- _Work required_:
Return all the entries below exactly as they were given.

-- Entries provided follows --

@@ -100,12 +110,13 @@
   const int tb = tid & 127;
   const int sx_row = tb >> 3, sx_c4 = tb & 7;
   const int sx_off = sx_row * SX + ((4 * sx_c4) ^ quad_swz(sx_row));
-  int sh_row[2], sh_c4[2], sh_off[2];
+  int sh_row[2], sh_c4[2], sh_off[2], sh16_off[2];
 #pragma unroll
   for (int v = 0; v < 2; ++v) {
     const int idx = tb + 128 * v;
     sh_row[v] = idx >> 4; sh_c4[v] = idx & 15;
     sh_off[v] = sh_row[v] * SX + ((I + 4 * sh_c4[v]) ^ quad_swz(sh_row[v]));
+    sh16_off[v] = sh_row[v] * G::SH + ((4 * sh_c4[v]) ^ quad_swz(sh_row[v]));
   }
   char* const stg = (char*)ring + G::STG0 + lane * 16 + w * (NPIECE * 1024);
   const uint32_t stg_m0 = __builtin_amdgcn_readfirstlane((uint32_t)(uintptr_t)(ring) + G::STG0 + w * (NPIECE * 1024));
@@ -202,22 +213,33 @@
         for (int pp = 0; pp < 3; ++pp) *(bf16x4*)&ring[xb + pp * XHP + sh_off[v]] = p[pp];
       }
     };
+    auto split_h16 = [&](const XH& R, f16x4 (&p)[2][2]) {
+#pragma unroll
+      for (int v = 0; v < 2; ++v) split2_quad(R.h[v], F16X2_H_SCALE, p[v][0], p[v][1]);
+    };
+    auto store_h16 = [&](const f16x4 (&p)[2][2], int s) {
+#pragma unroll
+      for (int v = 0; v < 2; ++v)
+#pragma unroll
+        for (int pp = 0; pp < 2; ++pp) *(f16x4*)&h16[(s & 1) * G::H16BUF + pp * G::H16P + sh16_off[v]] = p[v][pp];
+    };
     auto hn_block = [&](int s) {
-      const __bf16* pb = ring + xh_buf(s) + rd_h;
-      bf16x8 ho[2][3], Al[2][2][3];
+      const _Float16* ph = h16 + (s & 1) * G::H16BUF + rd_h16;
+      f16x8 ho[2][2], Al[2][2][2];
 #pragma unroll
       for (int kb = 0; kb < 2; ++kb)
 #pragma unroll
-        for (int pp = 0; pp < 3; ++pp) {
-          ho[kb][pp] = *(const bf16x8*)&pb[pp * XHP + kb * 32];
-#pragma unroll
-          for (int ub = 0; ub < 2; ++ub) Al[ub][kb][pp] = *(const bf16x8*)(whn + ((ub * 2 + kb) * 3 + pp) * 1024);
+        for (int pp = 0; pp < 2; ++pp) {
+          ho[kb][pp] = *(const f16x8*)&ph[pp * G::H16P + kb * 32];
+#pragma unroll
+          for (int ub = 0; ub < 2; ++ub) Al[ub][kb][pp] = *(const f16x8*)(whn + ((ub * 2 + kb) * 2 + pp) * 1024);
         }
 #pragma unroll
       for (int ub = 0; ub < 2; ++ub) {
-        f32x4 acc = b_hn[ub];
-#pragma unroll
-        for (int kb = 0; kb < 2; ++kb) acc = mfma_bf16x3<CT_FWD_REC>(Al[ub][kb], ho[kb], acc);
+        f32x4 acc = {0.f, 0.f, 0.f, 0.f};
+#pragma unroll
+        for (int kb = 0; kb < 2; ++kb) acc = mfma_f16x2<CT_FWD_REC>(Al[ub][kb], ho[kb], acc);
+        acc = b_hn[ub] + acc * post[ub];
         *(float4*)(hnh + 4096 * (s & 1) + 1024 * (w + 2 * ub)) = make_float4(acc[0], acc[1], acc[2], acc[3]);
       }
     };
@@ -290,10 +312,20 @@
         }
       }
     };
-    constexpr int NX1 = 2 * SPLIT_STAGES + 3, NQX = 3 * NX1;
-    auto qx = [&](auto kc, const XH& R, const int xb) {
-      constexpr int K = decltype(kc)::value, v = K / NX1, S0 = K % NX1;
-      if constexpr (S0 < 2 * SPLIT_STAGES) {
+    constexpr int NX1 = 2 * SPLIT_STAGES + 3, NXB = 3 * NX1, NH1 = 6, NQX = NXB + 2 * NH1;
+    struct Split2Q { f32x4 t; f16x4 hi, lo; } s2[2];
+    auto qx = [&](auto kc, const XH& R, const int xb, const int hb) {
+      constexpr int K = decltype(kc)::value;
+      if constexpr (K >= NXB) {
+        constexpr int v = (K - NXB) / NH1, S = (K - NXB) % NH1;
+        if constexpr (S == 0) { s2[v].t = R.h[v] * (hk * F16X2_H_SCALE); PINV(s2[v].t); }
+        if constexpr (S == 1) { s2[v].hi = __builtin_convertvector(s2[v].t, f16x4); PINV(s2[v].hi); }
+        if constexpr (S == 2) { s2[v].t = s2[v].t - __builtin_convertvector(s2[v].hi, f32x4); PINV(s2[v].t); }
+        if constexpr (S == 3) { s2[v].lo = __builtin_convertvector(s2[v].t, f16x4); PINV(s2[v].lo); }
+        if constexpr (S == 4) *(f16x4*)&h16[hb + sh16_off[v]] = s2[v].hi;
+        if constexpr (S == 5) *(f16x4*)&h16[hb + G::H16P + sh16_off[v]] = s2[v].lo;
+      } else if constexpr (K % NX1 < 2 * SPLIT_STAGES) {
+        constexpr int v = K / NX1, S0 = K % NX1;
         constexpr int st = S0 / 2, p = S0 % 2;
         if constexpr (st == 0) {
           const f32x4& q = v == 0 ? R.x : R.h[v == 0 ? 0 : v - 1];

-- Entries provided concluded --

- _Result of the task_:
@@ -100,12 +110,13 @@
   const int tb = tid & 127;
   const int sx_row = tb >> 3, sx_c4 = tb & 7;
   const int sx_off = sx_row * SX + ((4 * sx_c4) ^ quad_swz(sx_row));
-  int sh_row[2], sh_c4[2], sh_off[2];
+  int sh_row[2], sh_c4[2], sh_off[2], sh16_off[2];
 #pragma unroll
   for (int v = 0; v < 2; ++v) {
     const int idx = tb + 128 * v;
     sh_row[v] = idx >> 4; sh_c4[v] = idx & 15;
     sh_off[v] = sh_row[v] * SX + ((I + 4 * sh_c4[v]) ^ quad_swz(sh_row[v]));
+    sh16_off[v] = sh_row[v] * G::SH + ((4 * sh_c4[v]) ^ quad_swz(sh_row[v]));
   }
   char* const stg = (char*)ring + G::STG0 + lane * 16 + w * (NPIECE * 1024);
   const uint32_t stg_m0 = __builtin_amdgcn_readfirstlane((uint32_t)(uintptr_t)(ring) + G::STG0 + w * (NPIECE * 1024));
@@ -202,22 +213,33 @@
         for (int pp = 0; pp < 3; ++pp) *(bf16x4*)&ring[xb + pp * XHP + sh_off[v]] = p[pp];
       }
     };
+    auto split_h16 = [&](const XH& R, f16x4 (&p)[2][2]) {
+#pragma unroll
+      for (int v = 0; v < 2; ++v) split2_quad(R.h[v], F16X2_H_SCALE, p[v][0], p[v][1]);
+    };
+    auto store_h16 = [&](const f16x4 (&p)[2][2], int s) {
+#pragma unroll
+      for (int v = 0; v < 2; ++v)
+#pragma unroll
+        for (int pp = 0; pp < 2; ++pp) *(f16x4*)&h16[(s & 1) * G::H16BUF + pp * G::H16P + sh16_off[v]] = p[v][pp];
+    };
     auto hn_block = [&](int s) {
-      const __bf16* pb = ring + xh_buf(s) + rd_h;
-      bf16x8 ho[2][3], Al[2][2][3];
+      const _Float16* ph = h16 + (s & 1) * G::H16BUF + rd_h16;
+      f16x8 ho[2][2], Al[2][2][2];
 #pragma unroll
       for (int kb = 0; kb < 2; ++kb)
 #pragma unroll
-        for (int pp = 0; pp < 3; ++pp) {
-          ho[kb][pp] = *(const bf16x8*)&pb[pp * XHP + kb * 32];
-#pragma unroll
-          for (int ub = 0; ub < 2; ++ub) Al[ub][kb][pp] = *(const bf16x8*)(whn + ((ub * 2 + kb) * 3 + pp) * 1024);
+        for (int pp = 0; pp < 2; ++pp) {
+          ho[kb][pp] = *(const f16x8*)&ph[pp * G::H16P + kb * 32];
+#pragma unroll
+          for (int ub = 0; ub < 2; ++ub) Al[ub][kb][pp] = *(const f16x8*)(whn + ((ub * 2 + kb) * 2 + pp) * 1024);
         }
 #pragma unroll
       for (int ub = 0; ub < 2; ++ub) {
-        f32x4 acc = b_hn[ub];
-#pragma unroll
-        for (int kb = 0; kb < 2; ++kb) acc = mfma_bf16x3<CT_FWD_REC>(Al[ub][kb], ho[kb], acc);
+        f32x4 acc = {0.f, 0.f, 0.f, 0.f};
+#pragma unroll
+        for (int kb = 0; kb < 2; ++kb) acc = mfma_f16x2<CT_FWD_REC>(Al[ub][kb], ho[kb], acc);
+        acc = b_hn[ub] + acc * post[ub];
         *(float4*)(hnh + 4096 * (s & 1) + 1024 * (w + 2 * ub)) = make_float4(acc[0], acc[1], acc[2], acc[3]);
       }
     };
@@ -290,10 +312,20 @@
         }
       }
     };
-    constexpr int NX1 = 2 * SPLIT_STAGES + 3, NQX = 3 * NX1;
-    auto qx = [&](auto kc, const XH& R, const int xb) {
-      constexpr int K = decltype(kc)::value, v = K / NX1, S0 = K % NX1;
-      if constexpr (S0 < 2 * SPLIT_STAGES) {
+    constexpr int NX1 = 2 * SPLIT_STAGES + 3, NXB = 3 * NX1, NH1 = 6, NQX = NXB + 2 * NH1;
+    struct Split2Q { f32x4 t; f16x4 hi, lo; } s2[2];
+    auto qx = [&](auto kc, const XH& R, const int xb, const int hb) {
+      constexpr int K = decltype(kc)::value;
+      if constexpr (K >= NXB) {
+        constexpr int v = (K - NXB) / NH1, S = (K - NXB) % NH1;
+        if constexpr (S == 0) { s2[v].t = R.h[v] * (hk * F16X2_H_SCALE); PINV(s2[v].t); }
+        if constexpr (S == 1) { s2[v].hi = __builtin_convertvector(s2[v].t, f16x4); PINV(s2[v].hi); }
+        if constexpr (S == 2) { s2[v].t = s2[v].t - __builtin_convertvector(s2[v].hi, f32x4); PINV(s2[v].t); }
+        if constexpr (S == 3) { s2[v].lo = __builtin_convertvector(s2[v].t, f16x4); PINV(s2[v].lo); }
+        if constexpr (S == 4) *(f16x4*)&h16[hb + sh16_off[v]] = s2[v].hi;
+        if constexpr (S == 5) *(f16x4*)&h16[hb + G::H16P + sh16_off[v]] = s2[v].lo;
+      } else if constexpr (K % NX1 < 2 * SPLIT_STAGES) {
+        constexpr int v = K / NX1, S0 = K % NX1;
         constexpr int st = S0 / 2, p = S0 % 2;
         if constexpr (st == 0) {
           const f32x4& q = v == 0 ? R.x : R.h[v == 0 ? 0 : v - 1];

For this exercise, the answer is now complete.